Vegetation Dynamics as a Proxy of Socio-ecological Transitions and Future Societal Benefits in Mountain PAs

Lead Author: João Honrado et al. (InBIO/ICETA team)


Many mountain areas across Europe are undergoing rapid socio-ecological transitions, following the decline of traditional land management systems. Extensive land abandonment reflects the decline in importance of provisioning services from local ecosystems, due to external inputs and demographic changes, and generally increases vulnerability to wildfires, invasive species and other hazardous events. In parallel with this socio-ecological shift, many of these areas have been designated for nature protection under various policy instruments. International (EU) initiatives, mainly related to rural development and agricultural policy (CAP), have tried to mitigate rural abandonment through financial mechanisms aimed to compensate for the strong constraints to farming in marginal mountain areas. In spite of the strong limitations of data for detailed assessment, there is a wide agreement on the limited success of those initiatives so far, even if the rate of abandonment has locally been slowed. In parallel, a strong movement towards controlled rewilding of mountain areas (through either passive or active management of ecological processes) has been built upon two main ideas: maintaining competitive farming systems in marginal land is a paramount challenge in a globalized economy; and rewilding is due to foster nature conservation as well as the provision of other valuable benefits to the wider society.

The widespread decrease in land management for provision of goods triggers succession, changing vegetation cover and landscape heterogeneity at a rate dependent on local resilience. In mountain areas under Mediterranean-type of climate, abandonment is often related with important changes in local fire regimes.

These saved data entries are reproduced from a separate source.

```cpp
long long npvp_gemm_workspace_bytes(int M, int N, int K);
int npvp_gemm_kernel_id(int a_kc, int b_kc, int M, int N, int K, int precision, int has_planes);
int npvp_gemm_route(int a_kc, int b_kc, int M, int N, int K, int precision, int has_planes, int plain_epilogue, int* out4);
int npvp_gemm_f32(int a_kc, int b_kc, int M, int N, int K, const float* A, long long lda, const float* B, long long ldb,
// ... 15 lines not shown
                              int frames, float eps, npvp_stream_t stream);
int npvp_split_weight(const float* w, long long ld, int N, int K, void* F, void* D, npvp_stream_t stream);
int npvp_split_weights_batched(const void* desc, int count, npvp_stream_t stream);
int npvp_amax(const float* x, long long rows, long long cols, long long ld, float* slot, npvp_stream_t stream);

typedef struct npvp_reduce_job {
  const float* ws; float* out; long long ldc; int M, N, splits, accum; float alpha; int blocks; const float* cs_part; float* cs_out;
} npvp_reduce_job_t;
int npvp_wgrad_f16_chainable(int M, int N, int K);
long long npvp_wgrad_f16_chain_workspace_bytes(int M, int N, int K);
int npvp_wgrad_f16_chained(int M, int N, int K, const float* dy, long long lda, const float* x, long long ldb, float* dw,
                           long long ldc, float* db, int accumulate, const float* a_amax, const float* b_amax,
                           unsigned int* range_flag, float adrop_p, int adrop_g1, int adrop_g2, unsigned int adrop_salt,
                           const unsigned long long* seed, const void* prev_job, void* my_job, void* workspace,
                           long long ws_bytes, npvp_stream_t stream);
int npvp_splitk_reduce_job(const void* job, npvp_stream_t stream);
int npvp_splitk_reduce_multi(const void* jobs, int n, npvp_stream_t stream);
int npvp_linear_bwd_f16_takes(int R, int N, int K);
int npvp_linear_bwd_f16(int R, int N, int K, const float* dy, long long ldy, const float* dy_amax, const void* w_planes_d,
                        const float* w_amax, float* dx, long long ldx, int act, const float* aux_in, const float* residual,
                        long long ldr, float drop_p, int drop_mode, int drop_g1, int drop_g2, unsigned int drop_salt, float* dx_amax,
                        const float* x, long long ldxx, const float* x_amax, float* dw, long long ldw, float* db,
                        unsigned int* range_flag, float adrop_p, int adrop_g1, int adrop_g2, unsigned int adrop_salt,
                        const unsigned long long* seed, const void* prev_job, void* my_job, void* workspace, long long ws_bytes,
                        npvp_stream_t stream);
int npvp_linear_bwd_f16_skip(int R, int N, int K, const float* dy, long long ldy, const float* dy_amax, const void* w_planes_d,
                             const float* w_amax, float* dx, long long ldx, int act, const float* aux_in, const float* residual,
                             long long ldr, float drop_p, int drop_mode, int drop_g1, int drop_g2, unsigned int drop_salt,
                             float* dx_amax, const float* x, long long ldxx, const float* x_amax, float* dw, long long ldw, float* db,
                             unsigned int* range_flag, float adrop_p, int adrop_g1, int adrop_g2, unsigned int adrop_salt,
// ... 220 lines not shown
```

npvp_amd/csrc/gemm.h:

```cpp
#pragma once
#include <type_traits>
#include "common.h"

namespace npvp {
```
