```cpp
int iodine_op_conv3x3_wgrad(void* stream, const float* in, const float* d, float* gw, float* gb, int n, int s, int ci_pad,
                            int ci_real, int co, int stride)
{
    hipStream_t st = (hipStream_t)stream;
    const int cmax = std::max(std::max(ci_pad, co), 32);
    OpScratch scr("iodine_op_conv3x3_wgrad", {sizeof(float) * 512 * 4 * 9 * cmax * cmax, sizeof(float) * WGRAD_FOLD * 9 * cmax * cmax, sizeof(float) * 512 * 64});
    if (!scr.ok()) return IODINE_ERR_HIP;
    float *part = scr.at(0), *fold = scr.at(1), *part_b = scr.at(2);
    int nparts = 0, cip = 0, nb = 0;
    hipError_t e;
    if (stride == 1 && co == 4) {
        e = launch_dec_out_wgrad_gemm_f16x3(st, in, d, part, part_b, n, s, ci_pad, &nparts, &nb);
        if (e == hipSuccess) e = launch_wgrad_reduce(st, part, nparts, ci_pad, 4, 4, ci_real, ci_real, 1.f, gw, fold);
    } else if (stride == 1) {
        e = launch_conv3x3_wgrad_f16x3_ws(st, in, d, part, part_b, n, s, ci_pad, co, &nparts, &cip, &nb);
        if (e == hipSuccess) e = launch_wgrad_reduce(st, part, nparts, ci_pad, cip, co, ci_real, ci_real, 1.f, gw, fold);
    } else {
        e = launch_conv3x3_s2_wgrad_f16x3(st, in, d, part, part_b, n, s, ci_pad, co, &nparts, &cip, &nb, nullptr, 0, stride == IODINE_WGRAD_STRIDE2_F32);
        if (e == hipSuccess) e = launch_wgrad_reduce(st, part, nparts, cip, co, co, ci_real, ci_real, 1.f, gw, fold);
    }
    if (e == hipSuccess) e = launch_colsum(st, part_b, nb, co, co, 1.f, gb);
    return op_done("iodine_op_conv3x3_wgrad", st, e);
}

int iodine_op_gen_conv(void* stream, int mode, const float* in, const float* w, const float* bias, const float* aux, float* out, float* gb,
                       int n, int si, int ci, int ldc, int co, int k, int s, int elu)
{
    hipStream_t st = (hipStream_t)stream;
    if (mode < IODINE_GEN_FWD || mode > IODINE_GEN_WGRAD || s < 1 || s > 8 || (k != 3 && k != 5 && k != 7) || ldc < ci) return free_fail(IODINE_ERR_INVALID, "iodine_op_gen_conv: argument");
    const unsigned chmask = (elu & 0x100) ? ((unsigned)elu >> 9) : 0xffffffffu;
    elu &= 1;
    OpScratch scr("iodine_op_gen_conv", {wpk_gen_bytes(k, ldc, co), mode == IODINE_GEN_WGRAD ? gen_wgrad_scratch_floats(ci, co, k) * sizeof(float) : 0});
    if (!scr.ok()) return IODINE_ERR_HIP;
    float* wt = scr.at(0);
    hipError_t e = hipSuccess;
    if (mode == IODINE_GEN_FWD) {
        e = launch_gen_pack_weights(st, w, co, ci, k, wt);
        if (e == hipSuccess) e = launch_gen_conv_fwd(st, in, wt, bias, out, n, si, ci, ldc, co, k, s, elu, chmask);
    } else if (mode == IODINE_GEN_DGRAD) {
        e = launch_gen_pack_weights(st, w, co, ldc, k, wt);
        if (e == hipSuccess) e = launch_gen_conv_dgrad(st, in, wt, aux, out, n, si, ci, ldc, co, k, s);
    } else {
        e = launch_gen_conv_wgrad(st, in, aux, scr.at(1), n, si, ci, ldc, ci, co, k, s, 1.f, out, gb, chmask);
    }
    return op_done("iodine_op_gen_conv", st, e);
}

int iodine_op_gen_conv_tier(int mode, int si, int ci, int ldc, int co, int k, int s)
{
    if (mode < IODINE_GEN_FWD || mode > IODINE_GEN_WGRAD || si < 1 || ci < 1 || co < 1 || s < 1 || s > 8 || (k != 3 && k != 5 && k != 7) || ldc < ci) return -1;
    const GenTierSel sel = gen_conv_tier(mode, si, ci, ldc, co, k, s);
    return (int)sel.tier | (sel.np << 8) | (sel.seg << 16);
}

int iodine_op_gen_l0(void* stream, int mode, const float* z, const float* w, const float* bias, const float* dpre, float* out, float* gw,
                     float* gb, float* dz, int n, int L, int s, int co, int k, int ld, float alpha)
{
    hipStream_t st = (hipStream_t)stream;
    if (mode < IODINE_GEN_FWD || mode > IODINE_GEN_DGRAD || n < 1 || L < 1 || s < 1 || co < 1 || k < 1 || k > GEN_L0_KMAX || k % 2 == 0 || !z || !w
        || (mode == IODINE_GEN_FWD && (!bias || !out)) || (mode == IODINE_GEN_DGRAD && (!dpre || !dz || ld < L || (alpha != 0.f && (!gw || !gb)))))
        return free_fail(IODINE_ERR_INVALID, "iodine_op_gen_l0: argument");
    OpScratch scr("iodine_op_gen_l0", {wpk_gen_bytes(k, L + 2, co), (size_t)s * sizeof(float), mode == IODINE_GEN_FWD ? (size_t)s * s * co * sizeof(float) : 0,
                                       gen_l0_scratch_floats(n, s, co, k) * sizeof(float)});
    if (!scr.ok()) return IODINE_ERR_HIP;
    float *wt = scr.at(0), *lin = scr.at(1), *cterm = scr.at(2), *tmp = scr.at(3);
    std::vector<float> hlin((size_t)s);
    iodine_linspace_host(s, hlin.data());
    hipError_t e = hipMemcpyAsync(lin, hlin.data(), (size_t)s * sizeof(float), hipMemcpyHostToDevice, st);
    if (e == hipSuccess) e = hipStreamSynchronize(st);
// ... 230 lines not shown
```

iodine_amd/csrc/kernels_convws.hip:

```cpp
#include "common.h"
#include "pack_bodies.h"
#include <cstdio>
#include <vector>

__global__ void pack_conv_weights_ws_kernel(const float* __restrict__ src, int C, int tflip, const float* __restrict__ meta,
                                            _Float16* __restrict__ dst)
{
    const float scale = meta[0];
    const size_t total = pack_ws_total(C);
    for (size_t idx = (size_t)blockIdx.x * blockDim.x + threadIdx.x; idx < total; idx += (size_t)gridDim.x * blockDim.x)
        dst[idx] = pack_ws_element(src, C, tflip, scale, idx);
}

__global__ __launch_bounds__(1024) void weight_scale_ws_kernel(const float* __restrict__ w, int n, float* __restrict__ meta)
{
    __shared__ float s_red[16];
    weight_scale_block(w, n, meta, s_red);
}

hipError_t launch_pack_conv_weights_ws(hipStream_t st, const float* src, int C, int tflip, float* meta, void* dst)
{
    hipLaunchKernelGGL(weight_scale_ws_kernel, dim3(1), dim3(1024), 0, st, src, C * C * 9, meta);
    const size_t total = wpk_ws_vecs(C) * 8;
    hipLaunchKernelGGL(pack_conv_weights_ws_kernel, dim3((unsigned)((total + 255) / 256)), dim3(256), 0, st, src, C, tflip,
                       meta, (_Float16*)dst);
    return hipGetLastError();
}

__global__ __launch_bounds__(256) void cell_max_kernel(const float* __restrict__ x, float* __restrict__ tmax, int S, int C)
{
    const int cells_x = S / 16, cells_y = S / 8;
    const int cell = blockIdx.x;
    const int cx = cell % cells_x, cy = (cell / cells_x) % cells_y, n = cell / (cells_x * cells_y);
    const float4* base = reinterpret_cast<const float4*>(x + (size_t)n * S * S * C);
    const int c4 = C / 4;
    float m = 0.f;
    for (int i = threadIdx.x; i < 128 * c4; i += 256) {
        const int px = i / c4, q = i % c4;
        const float4 v = base[((size_t)(cy * 8 + px / 16) * S + cx * 16 + px % 16) * c4 + q];
        m = fmaxf(m, fmaxf(fmaxf(fabsf(v.x), fabsf(v.y)), fmaxf(fabsf(v.z), fabsf(v.w))));
    }
    __shared__ float s_red[4];
    m = wave_max_f32(m);
    if ((threadIdx.x & 63) == 0) s_red[threadIdx.x >> 6] = m;
    __syncthreads();
    if (threadIdx.x < 4) tmax[(size_t)cell * 4 + threadIdx.x] = fmaxf(fmaxf(s_red[0], s_red[1]), fmaxf(s_red[2], s_red[3]));
}

hipError_t launch_cell_max(hipStream_t st, const float* x, float* tmax, int N, int S, int C)
{
    hipLaunchKernelGGL(cell_max_kernel, dim3(N * (S / 16) * (S / 8)), dim3(256), 0, st, x, tmax, S, C);
    return hipGetLastError();
}

#ifdef IODINE_TILE_PROF
__device__ unsigned g_ws_prof[TP_MAXBLK * 8];
__device__ unsigned long long g_ws_ts[TP_MAXBLK * 16];
__device__ unsigned long long g_ws_se[TP_MAXBLK * 2];
static void ws_prof_dump(hipStream_t st, int blocks, int ntiles);
#endif

template <int SEGS>
IOD_DEVINL float pixel_lane_sum(float v)
{
    {
        const auto r = __builtin_amdgcn_permlane32_swap(__float_as_uint(v), __float_as_uint(v), false, false);
        v = __uint_as_float(r[0]) + __uint_as_float(r[1]);
    }
    {
        const auto r = __builtin_amdgcn_permlane16_swap(__float_as_uint(v), __float_as_uint(v), false, false);
        v = __uint_as_float(r[0]) + __uint_as_float(r[1]);
    }
    if constexpr (SEGS == 8) v += __uint_as_float(__builtin_amdgcn_update_dpp(0u, __float_as_uint(v), 0x128, 0xf, 0xf, false));
    return v;
}

constexpr int ws_pxb(int c) { return 160; }
constexpr int ws_bpc(int c, int epi) { return 2; }

template <int C, int EPI, bool F32 = false, int NPROD = 3>
__global__ __launch_bounds__(256, ws_bpc(C, EPI))
void conv3x3_ws_f16x3_kernel(const float* __restrict__ in, const uint4* __restrict__ wpk, const float* __restrict__ wmeta,
                             const float* __restrict__ bias, const float* __restrict__ aux, float* __restrict__ out,
                             const float* __restrict__ tmax_in, float* __restrict__ tmax_out, int S, int lgS, int ntiles, int rev)
{
    constexpr int NCG = C / 16;
    constexpr int NPG = 4 / NCG;
    constexpr int RW = 8 / NPG;
    constexpr int NCHUNK = C / 32;
    constexpr int HC = 18, HR = 10, NPX = HC * HR;
    constexpr int PXB = ws_pxb(C);
    constexpr int EPS = C * 4 + 32;
    constexpr int BUFB = ((NPX + 1) * PXB > 128 * EPS ? (NPX + 1) * PXB : 128 * EPS);
    constexpr int NIN = (NPX * 8 + 255) / 256;
    constexpr int NS = (RW + 2) * 3;
    constexpr bool XPOSE = true;
    constexpr bool ROWS = EPI == EPI_L0ROWS || EPI == EPI_L0ROWSX;
    constexpr int NQ = EPI == EPI_L0ROWSX ? 4 : 3;
    constexpr bool GRADF = EPI == EPI_MUL_ELUGRAD || ROWS;
    constexpr int SEGS = C / 4, PPI = 64 / SEGS, NEP = 32 / PPI;
    static_assert(C == 64 || C == 32, "channel counts of the shipped decoders");
    static_assert(EPI == EPI_BIAS_ELU || EPI == EPI_MUL_ELUGRAD || ROWS, "epilogue");
    static_assert(NPROD == 3 || (NPROD == 1 && !F32), "products per term: the split (3) or hi.hi alone (1, fp16 form only)");
    constexpr bool ONE = NPROD == 1;

    extern __shared__ __attribute__((aligned(16))) unsigned char smem_b[];

    using std::integral_constant;
    const int tid = threadIdx.x, lane = tid & 63;
    const int wv = __builtin_amdgcn_readfirstlane(tid >> 6);
    const int cg = wv % NCG, pg = wv / NCG;
    const int lpx = lane & 15, lkb = lane >> 4;
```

On the one hand, the historical use of fire as a land management tool strongly declines, especially when a decrease of husbandry occurs. On the other hand, the accumulation and increased connectivity of plant biomass (often dominated by fire-prone shrubs) profoundly changes fire behaviour. These two factors together have transformed fire regimes from “frequent, small, and low intensity/severity fires” into “less frequent but large and intense/severe fires”. Moreover, this fire-vegetation dynamics interacts with two other global change processes: climate change, and invasion by non-native (often fire-prone) plants. This complex interaction will have profound effects on the pathways of vegetation dynamics, potentially compromising the supply of valuable benefits from mountain PAs and challenging passive rewilding as a land management strategy.

This storyline builds on the hypothesis that the socio-ecological transitions described above have been joined by a shift in the primary societal expectations from mountain areas; more specifically, that these expectations are nowadays mainly related to two groups of benefits: conservation of natural heritage, and supply of regulating and cultural ecosystem services. The supply of benefits from these two groups can be severely impacted by the condition and dynamics of vegetation cover, which is therefore seen as a promising proxy to inform on the state and trends of those benefits. A pilot implementation of the storyline will be done in the Peneda-Gerês National Park (Portugal), where the decline of the traditional agro-pastoral system of upland areas has enabled widespread scrub encroachment and produced changes in fire regimes, which may be aggravated under future climates. Selected benefits from the two above groups will be modelled against four main drivers: land use (change), climate (change), fire regime, and invasion by non-native plants. Models will be forced with various socio-ecological scenarios related to the main drivers, and trade-off analyses will be implemented to identify ‘win-win’ solutions for the focal benefits.